Anfim on Demand grinder - http://www.anfim.co.uk/html/why_on_demand_.html

Anfim have have been around for quite a while and well known for thier quality of grind. Now the guys at anfim have produced a range of on-demand grinders.

I have one of these in the training room and I have to say that I'm very impressed. The quality of the grind is far better than the mazzer creating amazing extraction results. It's fast too, not quite as fast as the official spec for a fine grind (a throw of 16g takes 9secs) but still, compared with setting up a doser-grinder with 2 fresh shots is still fast! The grinding adjustment isn't micrometrical, but the notch's are small enough for it not to be a problem.

The styling is much beter in the flesh than in the photographs, it would seem that it's not very photogenic!

With an RRP of just £580.00, (nearly £500 cheaper than the flagship Mahlkonig) this really is a grinder to give some serious thought to.

Regards

Lee


----------



## Urbanespresso (Aug 31, 2008)

Hi Lee,

It was good reading about your review of the Anfim on demand grinders, as I've seen them around for a while and I ventured onto their stand at an exhibition in Trieste last week but have no direct experience of them.

As a roaster I've been a die hard fan of the Mahlkonig K30 in recent years since they came on the UK scene, and have been using them along with the Mazzer Majors for as long as I can remember but I will give the Anfim a go and let you know how I get on.

Keep up the good work.

Dom.


----------



## AlexV (Aug 10, 2008)

Where do you work Lee?


----------



## James Hoffmann (Jul 24, 2008)

I have to say that while I am still a big Anfim fan - I don't really like the grind on demand.
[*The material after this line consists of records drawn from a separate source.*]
template <int D, int NSTG, bool KEEP, bool DUMP>
__global__ void __launch_bounds__(32)
hfa_dp_skew_kernel(HfaWs ws, int item_begin, int32_t *ticket, float *__restrict__ dp_dump, int force_slow)
{
    using SM = SkSmem<NSTG>;
    constexpr int R = NSTG * BLK;
    constexpr int Q = (31 * D + BLK - 1) / BLK;
    constexpr int PF = NSTG - 1 - Q;
    static_assert(D >= 2, "advance scores must be at least two iterations old when they are consumed");
    static_assert(PF >= 1, "ring too small for this skew");
    extern __shared__ __align__(128) unsigned char smem_raw[];
    uint32_t sm0;
    {
        const uint32_t a = hfa_smem_u32(smem_raw);
        asm volatile("mov.u32 %0, %1;" : "=r"(sm0) : "r"(a));
    }

    const int lane = threadIdx.x;
    if (lane == 0) {
        sk_sts_i32(sm0 + SM::SLOT, (int)atomicInc(reinterpret_cast<unsigned int *>(ticket), gridDim.x - 1));
#pragma unroll
        for (int s = 0; s < NSTG; ++s) sk_mbar_init(sm0 + SM::FULL + 8u * s, 1);
        hfa_fence_mbar_init();
    }
    __syncwarp();
    const int item = item_begin + sk_lds_i32(sm0 + SM::SLOT);
    const HfaBandItem bi = ws.band_items[item];
    const int u = bi.utt, w = bi.band;
    const HfaUtt m = ws.utt[u];
    const int T = m.T, S = m.S, Sp = m.Sp;
    const bool has_left = w > 0, has_right = w + 1 < hfa_skew_strips(Sp);
    const int c0 = HFA_SKEW_OWN * w;
    const int s = c0 + lane;
    const bool ghost = has_left && lane < 2;
    const bool real = !ghost && s < Sp;
    const int NB = hfa_skew_blocks(D, T);
    const int n_rows = (T + 15) >> 4;
    const float2 *g_edge = ws.edge2 + m.edge_off;
    uint32_t *g_bp = ws.bp + m.bp_off;
    const unsigned char *tmap = static_cast<const unsigned char *>(ws.tmaps) + (size_t)m.tmap * 128;
    const double ratio = __ddiv_rn((double)T, (double)S);
    const float NEG = HFA_NEG_INF, POS = __uint_as_float(0x7f800000u);

    const int32_t *ids = ws.ids + m.seg_off;
    uint32_t sp_hi = 0xffffffffu;
    float jcap = NEG;
    if (s < S) {
        if (ids[s] == 0) sp_hi = 0u;
        if (s >= 2 && ids[s - 1] == 0) jcap = POS;
    }
    const bool lead_sp = (ids[0] == 0) && (S > 1);
    const bool seeded = !ghost && (s == 0 || (s == 1 && lead_sp));
    const float cap1 = (s == 0) ? NEG : POS;

    const int edge_len = (T + 15) & ~15;
    auto issue = [&](int i, int st) {
        const int t0 = i * BLK;
        const uint32_t bar = sm0 + SM::FULL + 8u * (uint32_t)st;
        if (t0 >= T) {
            sk_mbar_arrive(bar);
            return;
        }
        const uint32_t ebytes = (uint32_t)min(BLK, edge_len - t0) * 8u;
        const uint32_t bytes = SK_STG_B + ebytes;
        sk_mbar_expect_tx(bar, st == 0 ? 2u * bytes : bytes);
        sk_tensor_load_2d(sm0 + SM::TILE + (uint32_t)st * SK_STG_B, tmap, c0 & ~3, t0, bar);
        sk_bulk_load(sm0 + SM::EDGE + (uint32_t)st * SK_EDGE_B, g_edge + t0, ebytes, bar);
        if (st == 0) {
            sk_tensor_load_2d(sm0 + SM::TILE + (uint32_t)NSTG * SK_STG_B, tmap, c0 & ~3, t0, bar);
            sk_bulk_load(sm0 + SM::EDGE + (uint32_t)NSTG * SK_EDGE_B, g_edge + t0, ebytes, bar);
        }
    };
    static_assert(PF + 1 <= NSTG, "prologue fills distinct stages");
    if (sk_elect_one())
        for (int i = 0; i <= PF && i < NB; ++i) issue(i, i);
    int st_issue = (PF + 1) % NSTG;
    int st_wait = 0;
    uint32_t par_wait = 0;

    float dp = NEG;
    double P = __longlong_as_double(0xfff0000000000000ll);
    uint32_t bits = 0;
    float q1[D], q2[2 * D];
#pragma unroll
    for (int i = 0; i < D; ++i) q1[i] = NEG;
#pragma unroll
    for (int i = 0; i < 2 * D; ++i) q2[i] = NEG;

    int u_row = ((-lane * D) % R + R) % R;
    const uint32_t tile_sa = sm0 + SM::TILE + 4u * (uint32_t)(lane + (c0 & 3));
    const uint32_t edge_sa = sm0 + SM::EDGE;
    const uint32_t dpst_sa = sm0 + SM::DPST + 4u * (uint32_t)lane;
    const int o_res = (lane * D) & 15;
    const int q_rows = (lane * D + 15) >> 4;
    const uint32_t m16 = o_res ? ((0xffffu << (16 - o_res)) & 0xffffu) : 0xffffu;
    const uint32_t hi_mask = m16 | (m16 << 16);
    const uint32_t mrot0 = 0x00010001u << ((16 - o_res) & 15);
    const ulonglong2 *left_x = reinterpret_cast<const ulonglong2 *>(ws.band_xchg) +
                               (has_left ? ws.band_items[item - 1].xoff : 0);
    ulonglong2 *my_x = reinterpret_cast<ulonglong2 *>(ws.band_xchg) + bi.xoff;
    const uint32_t pub_sa = sm0 + SM::PUB +
                            ((has_right && lane == 31) ? 0u : (has_right && lane == 30) ? 4u * BLK
                                                                                        : 8u * BLK + 4u * (uint32_t)lane);
    uint32_t *bp_ptr = g_bp + (int64_t)(-q_rows) * Sp + s;
    int bp_row = -q_rows;
    float *g_dp = (KEEP && m.dp_off >= 0) ? ws.dp_store + m.dp_off + (int64_t)w * NB * (BLK * 32) : nullptr;

    ulonglong2 xv_next = make_ulonglong2(0ull, 0ull);
    auto slot_needed = [&](int jj) { const int t = BLK * jj + lane; return has_left && lane < BLK && t >= 1 && t < T; };
    if (slot_needed(0)) xv_next = sk_ld_slot(left_x + lane);

    auto flush_bits = [&](uint32_t acc, bool all_valid) {
        if (real && (all_valid || (bp_row >= 0 && bp_row < n_rows))) *bp_ptr = bits | (acc & hi_mask);
        bits = acc & ~hi_mask;
        bp_ptr += Sp;
        ++bp_row;
    };

    for (int j = 0; j < NB; ++j) {
        sk_mbar_wait(sm0 + SM::FULL + 8u * (uint32_t)st_wait, par_wait);
        const int st_cur = st_wait;
        if (++st_wait == NSTG) {
            st_wait = 0;
            par_wait ^= 1u;
        }

        if (has_left) {
            const int t = BLK * j + lane;
            const bool need = slot_needed(j);
            ulonglong2 *src = const_cast<ulonglong2 *>(left_x) + t;
            const uint32_t tag = (uint32_t)t + 1u;
            ulonglong2 v = xv_next;
            uint32_t spins = 0;
            for (;;) {
                const bool ok = !need || ((uint32_t)(v.x >> 32) == tag && (uint32_t)(v.y >> 32) == tag);
                if (__all_sync(0xffffffffu, ok)) break;
                if (++spins > (1u << 26)) __trap();
                if (!ok) v = sk_ld_slot(src);
            }
            if (slot_needed(j + 1)) xv_next = sk_ld_slot(src + BLK);
            if (lane < BLK) {
                const float a30 = need ? __uint_as_float((uint32_t)v.y) : 0.0f;
                const float a31 = need ? __uint_as_float((uint32_t)v.x) : 0.0f;
                const uint32_t row_sa = sm0 + SM::TILE + (uint32_t)st_cur * SK_STG_B + (uint32_t)lane * SK_ROW_B +
                                        4u * (uint32_t)(c0 & 3);
                sk_sts_f32(row_sa, a30);
                sk_sts_f32(row_sa + 4u, a31);
                if (st_cur == 0) {
                    sk_sts_f32(row_sa + (uint32_t)NSTG * SK_STG_B, a30);
                    sk_sts_f32(row_sa + (uint32_t)NSTG * SK_STG_B + 4u, a31);
                }
                if (need) sk_st_slot(src, 0ull, 0ull);
            }
            hfa_fence_async_smem();
            __syncwarp();
        }
        const uint32_t e_sa = tile_sa + (uint32_t)u_row * SK_ROW_B;
        const uint32_t d_sa = edge_sa + (uint32_t)u_row * 8u;
        const uint32_t k_sa = dpst_sa + (uint32_t)(j & 1) * SK_DPST_B;
        const uint32_t p_sa = pub_sa + (uint32_t)(j & 1) * SK_PUB_B;
        const bool steady = (BLK * j - 31 * D >= 1) && (BLK * j + BLK - 1 <= T - 1);

        if ((j == 0 && !has_left) || force_slow) {
            uint32_t acc = 0;
#pragma unroll 1
            for (int k = 0; k < BLK; ++k) {
                const int t = BLK * j + k - lane * D;
                const bool live = (t >= 1) && (t < T);
                const float e = sk_lds_f32(e_sa + SK_ROW_B * k);
                const float2 ed = sk_lds_f2(d_sa + 8u * k);
                const float base = __fadd_rn(dp, e);
                const float stay = __fadd_rn(base, ed.y);
                const float adv = __double2float_rn(__dadd_rn((double)__fadd_rn(base, ed.x), P));
                const float advx = ghost ? e : adv;
                const float n1 = fminf(__shfl_up_sync(0xffffffffu, advx, 1), cap1);
                const float n2 = fminf(__shfl_up_sync(0xffffffffu, advx, 2), jcap);
                const float up1 = q1[0], up2 = q2[0];
#pragma unroll
                for (int i = 0; i + 1 < D; ++i) q1[i] = q1[i + 1];
                q1[D - 1] = n1;
#pragma unroll
                for (int i = 0; i + 1 < 2 * D; ++i) q2[i] = q2[i + 1];
                q2[2 * D - 1] = n2;
                sk_sts_f32(p_sa + 4u * k, advx);
                const float mm = fmaxf(stay, up1);
                const bool b1 = up1 > stay, b2 = up2 > mm;
                const double pe = __dmul_rn((double)e, ratio);
                if (live) {
                    dp = fmaxf(mm, up2);
                    if (b1) acc |= 1u << (t & 15);
                    if (b2) acc |= 0x10000u << (t & 15);
                    const double pn = (b1 || b2 || pe > P) ? pe : P;
                    P = __hiloint2double(__double2hiint(pn) & (int)sp_hi, __double2loint(pn));
                }
                if (t == 0 && seeded) {
                    dp = e;
                    P = pe;
                }
                if (KEEP) sk_sts_f32(k_sa + 128u * k, dp);
                if (DUMP) {
                    if (!ghost && s < S && t >= 0 && t < T) dp_dump[m.cell_off + (int64_t)t * S + s] = dp;
                }
                if ((k & 15) == 15) {
                    flush_bits(acc, false);
                    acc = 0;
                }
            }
        } else {
            float ev[BLK];
            float2 dv[BLK];
#pragma unroll
            for (int k = 0; k < SK_LOOK; ++k) {
                ev[k] = sk_lds_f32(e_sa + SK_ROW_B * k);
                dv[k] = sk_lds_f2(d_sa + 8u * k);
            }
            float r1[BLK + D], r2[BLK + 2 * D];
#pragma unroll
            for (int i = 0; i < D; ++i) r1[i] = q1[i];
#pragma unroll
            for (int i = 0; i < 2 * D; ++i) r2[i] = q2[i];
            uint32_t mr = mrot0, acc = 0;
            if (!DUMP && steady) {
#pragma unroll
                for (int k = 0; k < BLK; ++k) {
                    if (k + SK_LOOK < BLK) {
                        ev[k + SK_LOOK] = sk_lds_f32(e_sa + SK_ROW_B * (k + SK_LOOK));
                        dv[k + SK_LOOK] = sk_lds_f2(d_sa + 8u * (k + SK_LOOK));
                    }
                    const float e = ev[k];
                    const float base = __fadd_rn(dp, e);
                    const float stay = __fadd_rn(base, dv[k].y);
                    const float adv = __double2float_rn(__dadd_rn((double)__fadd_rn(base, dv[k].x), P));
                    const float advx = ghost ? e : adv;
                    r1[k + D] = fminf(__shfl_up_sync(0xffffffffu, advx, 1), cap1);
                    r2[k + 2 * D] = fminf(__shfl_up_sync(0xffffffffu, advx, 2), jcap);
                    sk_sts_f32(p_sa + 4u * k, advx);
                    const double pe = __dmul_rn((double)e, ratio);
                    sk_select(r1[k], stay, r2[k], pe, sp_hi, mr, dp, P, acc);
                    mr = __funnelshift_l(mr, mr, 1);
                    if (KEEP) sk_sts_f32(k_sa + 128u * k, dp);
                    if ((k & 15) == 15) {
                        flush_bits(acc, true);
                        acc = 0;
                    }
                }
            } else {
                const int tb = BLK * j - lane * D - 1;
#pragma unroll
                for (int k = 0; k < BLK; ++k) {
                    if (k + SK_LOOK < BLK) {
                        ev[k + SK_LOOK] = sk_lds_f32(e_sa + SK_ROW_B * (k + SK_LOOK));
                        dv[k + SK_LOOK] = sk_lds_f2(d_sa + 8u * (k + SK_LOOK));
                    }
                    const int live = (unsigned)(tb + k) < (unsigned)(T - 1);
                    const float e = ev[k];
                    const float base = __fadd_rn(dp, e);
                    const float stay = __fadd_rn(base, dv[k].y);
                    const float adv = __double2float_rn(__dadd_rn((double)__fadd_rn(base, dv[k].x), P));
                    const float advx = ghost ? e : adv;
                    r1[k + D] = fminf(__shfl_up_sync(0xffffffffu, advx, 1), cap1);
                    r2[k + 2 * D] = fminf(__shfl_up_sync(0xffffffffu, advx, 2), jcap);
                    sk_sts_f32(p_sa + 4u * k, advx);
                    const double pe = __dmul_rn((double)e, ratio);
                    sk_select_guarded(r1[k], stay, r2[k], pe, sp_hi, mr, live, dp, P, acc);
                    mr = __funnelshift_l(mr, mr, 1);
                    if (KEEP) sk_sts_f32(k_sa + 128u * k, dp);
                    if (DUMP) {
                        const int t = tb + 1 + k;
                        if (!ghost && s < S && t >= 0 && t < T) dp_dump[m.cell_off + (int64_t)t * S + s] = dp;
                    }
                    if ((k & 15) == 15) {
                        flush_bits(acc, false);
                        acc = 0;
                    }
                }
            }
#pragma unroll
            for (int i = 0; i < D; ++i) q1[i] = r1[BLK + i];
#pragma unroll
            for (int i = 0; i < 2 * D; ++i) q2[i] = r2[BLK + i];
        }
        if (KEEP) hfa_fence_async_smem();
        __syncwarp();
        if (has_right) {
#pragma unroll
            for (int q = lane; q < 2 * BLK; q += 32) {
                const int half = q / BLK, i = q % BLK;
                const int t = BLK * j + i - (31 - half) * D;
                if (steady || (t >= 1 && t < T))
                    sk_st_word(reinterpret_cast<unsigned long long *>(my_x + t) + half,
                               sk_pack(sk_lds_f32(sm0 + SM::PUB + (uint32_t)(j & 1) * SK_PUB_B + 4u * (uint32_t)q),
                                       (uint32_t)t + 1u));
            }
        }
        if (sk_elect_one()) {
            if (KEEP && g_dp != nullptr) {
                sk_bulk_store(g_dp + (int64_t)j * (BLK * 32), sm0 + SM::DPST + (uint32_t)(j & 1) * SK_DPST_B, SK_DPST_B);
                hfa_bulk_commit();
                sk_bulk_wait_read_1();
            }
            if (j + PF + 1 < NB) issue(j + PF + 1, st_issue);
        }
        if (++st_issue == NSTG) st_issue = 0;
        u_row += BLK;
        if (u_row >= R) u_row -= R;
    }
    if (real && o_res != 0 && bp_row >= 0 && bp_row < n_rows) *bp_ptr = bits;
    if (!ghost) {
        if (s == S - 1) ws.dp_last[2 * u] = dp;
        if (s == S - 2) ws.dp_last[2 * u + 1] = dp;
    }
    if (KEEP && sk_elect_one()) hfa_bulk_wait_all();
}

The timing function on it has too wide an adjustment, it clumps horribly and it is oddly slow.

Maybe the doser ones just feel faster as you don't have to stand over them the whole time they are grinding, and I prefer the digital timers we are putting into them over the weird blinky one they come with.

I still love my Titanium Super Caimano though!


----------



## AlexV (Aug 10, 2008)

I totally agree James. I also wish that Anfim would make them stepless, Im for ever changing between two steps. Grind on demand is a great idea, but I am yet to use a grinder that didn't clump.


----------



## LeeWardle (Nov 16, 2008)

You're both spot on with the clumping! The main downside I found is that when changing the grind you have to adjust the timer to make sure that you're gettin the correct dosage.

It FEELS slow when you're standing watching the thing, and indeed when compared to how quickly you would dose from a running grinder is slower. but compared with setting up a 14-16g dose (not free dosing) it is quicker.

Swings and roundabouts really!

Lee


----------



## sharpjd (Nov 21, 2008)

Have to say the combination of the stepped grind changes and large timer increments made this Anfim pretty much unuseable for me. Add to that the clumping and this is a grinder I would personally suggest avoiding.

Regular Anfims however...if Anfim would just sort a few small problems I would love them even more than I already do.


----------



## LeeWardle (Nov 16, 2008)

The Timer increments are in .25 of a second - Thats pretty small!

Lee


----------